Copy, from the data below, each line that has the word "nbytes".

Supplied information Start Marker

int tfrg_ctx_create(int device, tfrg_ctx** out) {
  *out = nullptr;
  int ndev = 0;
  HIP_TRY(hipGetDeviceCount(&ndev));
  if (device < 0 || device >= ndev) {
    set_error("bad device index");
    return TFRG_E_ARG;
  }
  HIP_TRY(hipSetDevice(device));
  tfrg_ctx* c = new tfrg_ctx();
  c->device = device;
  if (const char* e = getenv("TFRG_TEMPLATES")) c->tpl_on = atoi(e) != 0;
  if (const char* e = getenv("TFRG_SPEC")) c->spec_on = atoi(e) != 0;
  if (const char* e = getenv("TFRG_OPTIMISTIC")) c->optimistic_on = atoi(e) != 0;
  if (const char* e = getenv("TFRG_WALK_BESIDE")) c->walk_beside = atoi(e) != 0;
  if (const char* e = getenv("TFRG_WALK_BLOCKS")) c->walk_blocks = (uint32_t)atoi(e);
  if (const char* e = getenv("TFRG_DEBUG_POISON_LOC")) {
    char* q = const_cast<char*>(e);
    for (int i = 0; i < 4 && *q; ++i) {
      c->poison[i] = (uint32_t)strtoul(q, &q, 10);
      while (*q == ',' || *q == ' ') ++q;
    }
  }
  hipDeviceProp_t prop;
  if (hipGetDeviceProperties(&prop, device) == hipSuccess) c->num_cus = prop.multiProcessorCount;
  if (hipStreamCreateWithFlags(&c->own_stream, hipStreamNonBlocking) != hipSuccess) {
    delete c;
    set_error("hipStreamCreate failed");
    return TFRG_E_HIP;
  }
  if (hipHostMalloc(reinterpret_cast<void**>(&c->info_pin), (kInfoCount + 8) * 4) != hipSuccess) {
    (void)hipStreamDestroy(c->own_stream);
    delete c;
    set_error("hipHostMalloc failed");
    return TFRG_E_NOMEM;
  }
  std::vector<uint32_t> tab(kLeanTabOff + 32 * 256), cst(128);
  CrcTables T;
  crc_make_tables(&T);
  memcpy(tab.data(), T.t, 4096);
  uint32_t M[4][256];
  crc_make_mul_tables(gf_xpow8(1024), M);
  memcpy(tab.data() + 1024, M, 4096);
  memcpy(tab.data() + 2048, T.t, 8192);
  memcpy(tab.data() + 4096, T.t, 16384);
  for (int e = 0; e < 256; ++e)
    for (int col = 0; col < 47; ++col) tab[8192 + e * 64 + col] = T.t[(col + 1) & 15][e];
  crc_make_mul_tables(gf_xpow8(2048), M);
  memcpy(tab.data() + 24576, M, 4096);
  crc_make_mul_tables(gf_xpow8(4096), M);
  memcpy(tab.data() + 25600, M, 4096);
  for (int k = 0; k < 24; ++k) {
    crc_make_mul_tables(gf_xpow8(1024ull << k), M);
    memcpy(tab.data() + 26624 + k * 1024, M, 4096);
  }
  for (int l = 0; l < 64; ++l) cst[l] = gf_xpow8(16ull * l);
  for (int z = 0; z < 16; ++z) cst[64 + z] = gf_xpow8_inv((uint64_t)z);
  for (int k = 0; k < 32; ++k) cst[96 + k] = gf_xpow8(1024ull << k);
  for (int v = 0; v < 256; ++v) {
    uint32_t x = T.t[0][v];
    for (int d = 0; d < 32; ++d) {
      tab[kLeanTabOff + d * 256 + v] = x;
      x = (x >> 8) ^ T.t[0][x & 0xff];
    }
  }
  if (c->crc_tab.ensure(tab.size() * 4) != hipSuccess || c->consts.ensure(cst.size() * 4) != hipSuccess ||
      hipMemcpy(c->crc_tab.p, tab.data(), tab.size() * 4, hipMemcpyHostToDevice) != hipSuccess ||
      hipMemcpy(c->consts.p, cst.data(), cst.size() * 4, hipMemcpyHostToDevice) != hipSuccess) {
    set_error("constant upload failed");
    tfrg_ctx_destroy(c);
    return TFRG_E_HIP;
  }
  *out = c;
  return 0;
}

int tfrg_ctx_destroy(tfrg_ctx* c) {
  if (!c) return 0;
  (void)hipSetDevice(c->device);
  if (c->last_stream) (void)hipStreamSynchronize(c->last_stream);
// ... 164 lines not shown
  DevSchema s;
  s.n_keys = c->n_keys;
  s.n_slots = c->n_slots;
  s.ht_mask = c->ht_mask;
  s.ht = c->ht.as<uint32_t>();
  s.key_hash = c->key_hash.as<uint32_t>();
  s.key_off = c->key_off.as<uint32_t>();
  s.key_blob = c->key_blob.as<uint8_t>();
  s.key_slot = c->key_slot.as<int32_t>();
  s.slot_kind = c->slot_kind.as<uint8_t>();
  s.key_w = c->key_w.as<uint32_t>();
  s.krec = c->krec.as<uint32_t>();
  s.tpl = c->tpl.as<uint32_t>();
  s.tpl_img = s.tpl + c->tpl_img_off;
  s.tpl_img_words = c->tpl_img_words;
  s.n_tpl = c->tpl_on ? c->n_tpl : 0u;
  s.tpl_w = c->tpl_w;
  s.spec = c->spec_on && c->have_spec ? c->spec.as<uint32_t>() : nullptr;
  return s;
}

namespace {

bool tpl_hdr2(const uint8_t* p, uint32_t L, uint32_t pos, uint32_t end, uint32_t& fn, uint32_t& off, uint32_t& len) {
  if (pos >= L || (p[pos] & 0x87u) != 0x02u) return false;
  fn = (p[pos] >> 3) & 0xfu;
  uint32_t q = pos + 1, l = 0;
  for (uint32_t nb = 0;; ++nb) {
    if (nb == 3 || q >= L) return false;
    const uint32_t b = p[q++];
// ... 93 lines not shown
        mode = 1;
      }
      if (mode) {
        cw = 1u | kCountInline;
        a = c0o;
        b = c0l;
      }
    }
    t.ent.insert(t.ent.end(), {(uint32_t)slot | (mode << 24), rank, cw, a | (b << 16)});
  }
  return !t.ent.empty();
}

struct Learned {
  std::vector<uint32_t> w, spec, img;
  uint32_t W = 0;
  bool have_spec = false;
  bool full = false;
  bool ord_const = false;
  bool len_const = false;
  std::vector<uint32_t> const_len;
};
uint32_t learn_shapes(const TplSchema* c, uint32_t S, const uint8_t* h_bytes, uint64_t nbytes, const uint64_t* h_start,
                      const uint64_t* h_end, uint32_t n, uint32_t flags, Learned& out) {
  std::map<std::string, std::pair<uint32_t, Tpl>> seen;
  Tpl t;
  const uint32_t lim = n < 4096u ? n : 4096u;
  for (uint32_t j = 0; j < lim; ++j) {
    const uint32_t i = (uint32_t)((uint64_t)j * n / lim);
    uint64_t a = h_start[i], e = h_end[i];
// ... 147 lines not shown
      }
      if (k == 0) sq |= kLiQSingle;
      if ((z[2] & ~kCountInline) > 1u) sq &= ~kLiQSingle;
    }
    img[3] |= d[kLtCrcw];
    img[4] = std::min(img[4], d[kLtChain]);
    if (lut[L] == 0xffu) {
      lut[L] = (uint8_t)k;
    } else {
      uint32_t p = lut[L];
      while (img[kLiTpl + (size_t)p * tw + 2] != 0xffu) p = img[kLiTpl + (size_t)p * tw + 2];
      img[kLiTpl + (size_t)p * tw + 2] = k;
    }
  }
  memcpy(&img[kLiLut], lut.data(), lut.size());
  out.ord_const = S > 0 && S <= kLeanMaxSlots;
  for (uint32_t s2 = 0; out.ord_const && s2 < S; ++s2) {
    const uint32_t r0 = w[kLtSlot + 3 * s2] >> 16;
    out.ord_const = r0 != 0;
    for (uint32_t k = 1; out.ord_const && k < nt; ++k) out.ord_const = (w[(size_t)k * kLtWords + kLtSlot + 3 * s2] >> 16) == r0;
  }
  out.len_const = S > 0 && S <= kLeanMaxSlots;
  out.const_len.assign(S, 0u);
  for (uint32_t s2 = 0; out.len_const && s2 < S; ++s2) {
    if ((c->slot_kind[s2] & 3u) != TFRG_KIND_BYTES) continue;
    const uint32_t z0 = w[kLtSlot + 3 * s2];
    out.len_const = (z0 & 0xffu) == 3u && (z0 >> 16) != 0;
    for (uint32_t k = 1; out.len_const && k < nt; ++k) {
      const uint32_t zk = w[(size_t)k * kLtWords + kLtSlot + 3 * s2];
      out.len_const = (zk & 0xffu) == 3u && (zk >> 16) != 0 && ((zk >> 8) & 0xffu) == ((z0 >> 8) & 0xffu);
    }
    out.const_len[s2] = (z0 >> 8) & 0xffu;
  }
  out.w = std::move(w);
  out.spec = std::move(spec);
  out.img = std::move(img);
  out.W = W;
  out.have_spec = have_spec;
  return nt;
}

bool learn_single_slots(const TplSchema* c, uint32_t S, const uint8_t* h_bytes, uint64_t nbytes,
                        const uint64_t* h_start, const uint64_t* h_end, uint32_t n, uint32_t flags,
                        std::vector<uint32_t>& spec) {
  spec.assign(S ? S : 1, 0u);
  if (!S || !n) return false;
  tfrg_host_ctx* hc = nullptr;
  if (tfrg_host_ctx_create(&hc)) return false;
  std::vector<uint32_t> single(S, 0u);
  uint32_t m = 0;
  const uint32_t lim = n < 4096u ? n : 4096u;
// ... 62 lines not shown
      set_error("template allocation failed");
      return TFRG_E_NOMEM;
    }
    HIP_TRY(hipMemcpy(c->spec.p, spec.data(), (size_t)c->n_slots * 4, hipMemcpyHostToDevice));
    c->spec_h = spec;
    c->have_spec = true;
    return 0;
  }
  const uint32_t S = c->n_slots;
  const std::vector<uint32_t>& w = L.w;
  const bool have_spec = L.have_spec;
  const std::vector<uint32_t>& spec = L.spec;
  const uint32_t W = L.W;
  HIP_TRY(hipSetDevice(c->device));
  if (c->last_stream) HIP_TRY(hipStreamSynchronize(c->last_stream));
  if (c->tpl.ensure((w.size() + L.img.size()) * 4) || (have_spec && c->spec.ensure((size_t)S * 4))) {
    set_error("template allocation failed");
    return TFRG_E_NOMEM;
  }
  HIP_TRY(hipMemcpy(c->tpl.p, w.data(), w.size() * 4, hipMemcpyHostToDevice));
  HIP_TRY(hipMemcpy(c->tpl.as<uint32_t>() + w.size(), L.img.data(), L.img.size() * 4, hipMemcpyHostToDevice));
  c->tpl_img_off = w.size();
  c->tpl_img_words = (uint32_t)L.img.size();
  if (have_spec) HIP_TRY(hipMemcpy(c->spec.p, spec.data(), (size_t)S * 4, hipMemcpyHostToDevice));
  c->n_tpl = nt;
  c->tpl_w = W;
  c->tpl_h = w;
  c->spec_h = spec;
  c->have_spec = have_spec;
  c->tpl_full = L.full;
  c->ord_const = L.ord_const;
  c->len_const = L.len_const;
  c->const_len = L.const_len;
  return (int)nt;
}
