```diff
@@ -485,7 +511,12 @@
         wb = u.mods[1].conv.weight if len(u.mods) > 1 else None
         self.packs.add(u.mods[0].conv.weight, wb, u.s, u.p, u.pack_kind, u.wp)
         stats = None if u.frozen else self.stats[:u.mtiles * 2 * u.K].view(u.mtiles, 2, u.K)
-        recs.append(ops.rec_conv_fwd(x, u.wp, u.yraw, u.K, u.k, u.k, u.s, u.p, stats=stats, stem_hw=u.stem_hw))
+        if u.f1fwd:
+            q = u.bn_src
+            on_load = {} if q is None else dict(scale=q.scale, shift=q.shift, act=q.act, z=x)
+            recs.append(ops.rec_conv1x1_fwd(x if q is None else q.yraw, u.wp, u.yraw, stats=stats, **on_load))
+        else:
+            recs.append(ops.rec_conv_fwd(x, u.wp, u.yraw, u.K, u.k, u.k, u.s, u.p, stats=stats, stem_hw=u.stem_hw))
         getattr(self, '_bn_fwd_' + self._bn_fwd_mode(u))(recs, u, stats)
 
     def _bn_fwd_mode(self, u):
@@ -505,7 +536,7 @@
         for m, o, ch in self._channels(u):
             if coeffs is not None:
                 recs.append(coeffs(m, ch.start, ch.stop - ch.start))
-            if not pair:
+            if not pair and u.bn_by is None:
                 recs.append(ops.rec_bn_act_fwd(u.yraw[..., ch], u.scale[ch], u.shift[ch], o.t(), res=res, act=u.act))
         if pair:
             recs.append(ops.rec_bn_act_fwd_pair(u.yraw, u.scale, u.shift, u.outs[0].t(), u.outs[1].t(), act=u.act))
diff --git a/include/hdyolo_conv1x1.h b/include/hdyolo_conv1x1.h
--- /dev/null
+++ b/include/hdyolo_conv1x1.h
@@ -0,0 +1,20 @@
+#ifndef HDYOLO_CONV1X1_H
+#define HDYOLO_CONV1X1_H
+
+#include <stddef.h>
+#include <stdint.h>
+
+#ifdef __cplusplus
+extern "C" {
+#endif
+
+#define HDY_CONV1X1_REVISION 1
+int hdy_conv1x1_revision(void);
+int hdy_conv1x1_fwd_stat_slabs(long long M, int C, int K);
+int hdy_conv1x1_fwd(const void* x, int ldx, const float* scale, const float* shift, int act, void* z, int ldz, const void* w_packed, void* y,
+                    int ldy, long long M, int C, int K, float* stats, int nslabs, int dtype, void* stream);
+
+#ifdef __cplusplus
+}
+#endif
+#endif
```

Supplied information End Marker

• **Written response**
uint32_t learn_shapes(const TplSchema* c, uint32_t S, const uint8_t* h_bytes, uint64_t nbytes, const uint64_t* h_start,
bool learn_single_slots(const TplSchema* c, uint32_t S, const uint8_t* h_bytes, uint64_t nbytes,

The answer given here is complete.